void build_tables(std::vector<float>& tab, std::vector<int>& slots) {
  tab.assign(TAB_FLOATS, 0.f);
  const double tp = 2.0 * M_PI / T;
  auto G = [&](int s, int x) { return s <= 16 ? cos(tp * s * x) : -sin(tp * (s - 16) * x); };
  auto Gi = [&](int n, int s) {
    if (s == 0) return 1.0 / T;
    if (s == 16) return ((n & 1) ? -1.0 : 1.0) / T;
    return s < 16 ? 2.0 * cos(tp * s * n) / T : -2.0 * sin(tp * (s - 16) * n) / T;
  };
  auto F2 = [&](int par, int row, int k) {
    const int po = row >> 4, m = row & 15, pi = k >> 4, y = k & 15;
// ... 363 lines not shown
  int chunk = std::min(chunk_tiles(g.T) / (gin > gout ? gin : gout), g.ntile);
  float* ws[3];
  if (int rc = carve_workspace(h, &chunk, [&](int ch) {
        return std::array<size_t, 3>{sp_region((size_t)d->Cin * gout, g.rows), sp_region((size_t)ch * gin, g.rows), sp_region((size_t)pad32(ch) * gout, g.rows)};
      }, ws)) return rc;
  float *wsp = ws[0], *xs = ws[1], *ys = ws[2];
  const Xform xf = xform_of(h, g.T);
  const float* fsp = filter_spectrum(h, xf, w, wsp, d->kh, d->kw, d->Cin, d->Cout, gout);
  PCNN_CHECK_LAUNCH(h, "spectral convolution (filter spectrum)");
  FwdParams fx = image_fwd_params(g, x, xs, d->H, d->W, d->Cin, d->ldx, gin, d->pad_top, d->pad_left, d->pad_mode, d->pad_value);
  InvParams iv = image_inv_params(g, ys, y, d->Ho, d->Wo, d->Cout, d->ldy, gout, residual, d->ld_res);
  iv.bias = bias; iv.bn_scale = bn_scale; iv.bn_shift = bn_shift; iv.act_out = act_out; iv.ld_act = d->ld_act_out;
  iv.absmax = reinterpret_cast<unsigned*>(h->y_absmax); iv.act = d->act; iv.alpha = d->act_alpha;
  MixParams mx;
  mx.xs = xs; mx.ys = ys; mx.wsp = fsp; mx.gin = gin; mx.gout = gout; mx.Cin = d->Cin; mx.cpt = g.cpt;
  for (int t0 = 0; t0 < g.ntile; t0 += chunk) {
    const int nt = std::min(chunk, g.ntile - t0);
    fx.tile0 = t0; iv.tile0 = t0;
    launch_fwd(h, xf, fx, nt);
    launch_mix(h, xf, mx, gin, gout, nt);
    launch_inv(h, xf, iv, nt);
  }
  PCNN_CHECK_LAUNCH(h, "spectral convolution");
  return 0;
}

int pcnn_spectral_conv_wgrad(pcnn_handle h, const pcnn_conv_desc* d, const float* x, const float* dz, float* dw) {
  TileGrid g;
  if (int rc = tile_grid(h, d, d->kh, d->kw, d->N, d->Ho, d->Wo, d->Cin, d->Cout, &g)) return rc;
  const int gin = pcnn_cdiv(d->Cin, 32), S = wgrad_splits(g.T);
  int chunk = std::min(chunk_tiles(g.T) / gin, g.ntile);
  float* ws[4];
  if (int rc = carve_workspace(h, &chunk, [&](int ch) {
        return std::array<size_t, 4>{sp_region((size_t)d->Cin, g.rows), sp_region((size_t)ch * gin, g.rows), sp_region((size_t)ch, g.rows), align256((size_t)S * g.nslot * gin * 4 * 1024 * 4)};
      }, ws)) return rc;
  float *csp = ws[0], *xs = ws[1], *zs = ws[2], *part = ws[3];
  const Xform xf = xform_of(h, g.T);
  FwdParams fx = image_fwd_params(g, x, xs, d->H, d->W, d->Cin, d->ldx, gin, d->pad_top, d->pad_left, d->pad_mode, d->pad_value);
  FwdParams fz = image_fwd_params(g, dz, zs, d->Ho, d->Wo, d->Cout, d->ldy, 1, 0, 0, PCNN_PAD_CONSTANT, 0.f);
  fz.ylim = g.Vy; fz.xlim = g.Vx;
  WMixParams wm;
  wm.xs = xs; wm.ds = zs; wm.part = part; wm.slots = xf.slots; wm.gin = gin; wm.S = S / 4; wm.rows = g.rows; wm.nslot = g.nslot;
  for (int t0 = 0; t0 < g.ntile; t0 += chunk) {
    const int nt = std::min(chunk, g.ntile - t0);
    fx.tile0 = t0; fz.tile0 = t0; wm.ntile = nt; wm.accumulate = t0 > 0;
    launch_fwd(h, xf, fx, nt);
    launch_fwd(h, xf, fz, nt);
    hipLaunchKernelGGL(spec_wmix_kernel, dim3(g.nslot, S / 4, gin), dim3(256), 0, h->stream, wm);
  }
  hipLaunchKernelGGL(spec_wcombine_kernel, dim3(g.nslot, gin), dim3(256), 0, h->stream, part, xf.slots, csp, S, gin, d->Cin, 1.0f, g.cpt, g.rows);
  launch_inv(h, xf, taps_params(xf, csp, dw, d->kh, d->kw, d->Cin, d->Cout, 0), 1);
  PCNN_CHECK_LAUNCH(h, "spectral weight gradient");
  return 0;
}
· · ·
[WORK REQUEST]
From the data above, return every line from the line that has "iv.bias = bias;" up to and including the line that has "mx.xs = xs;", exactly.

[SOLUTION TO THIS EXERCISE]
  iv.bias = bias; iv.bn_scale = bn_scale; iv.bn_shift = bn_shift; iv.act_out = act_out; iv.ld_act = d->ld_act_out;
  iv.absmax = reinterpret_cast<unsigned*>(h->y_absmax); iv.act = d->act; iv.alpha = d->act_alpha;
  MixParams mx;
  mx.xs = xs; mx.ys = ys; mx.wsp = fsp; mx.gin = gin; mx.gout = gout; mx.Cin = d->Cin; mx.cpt = g.cpt;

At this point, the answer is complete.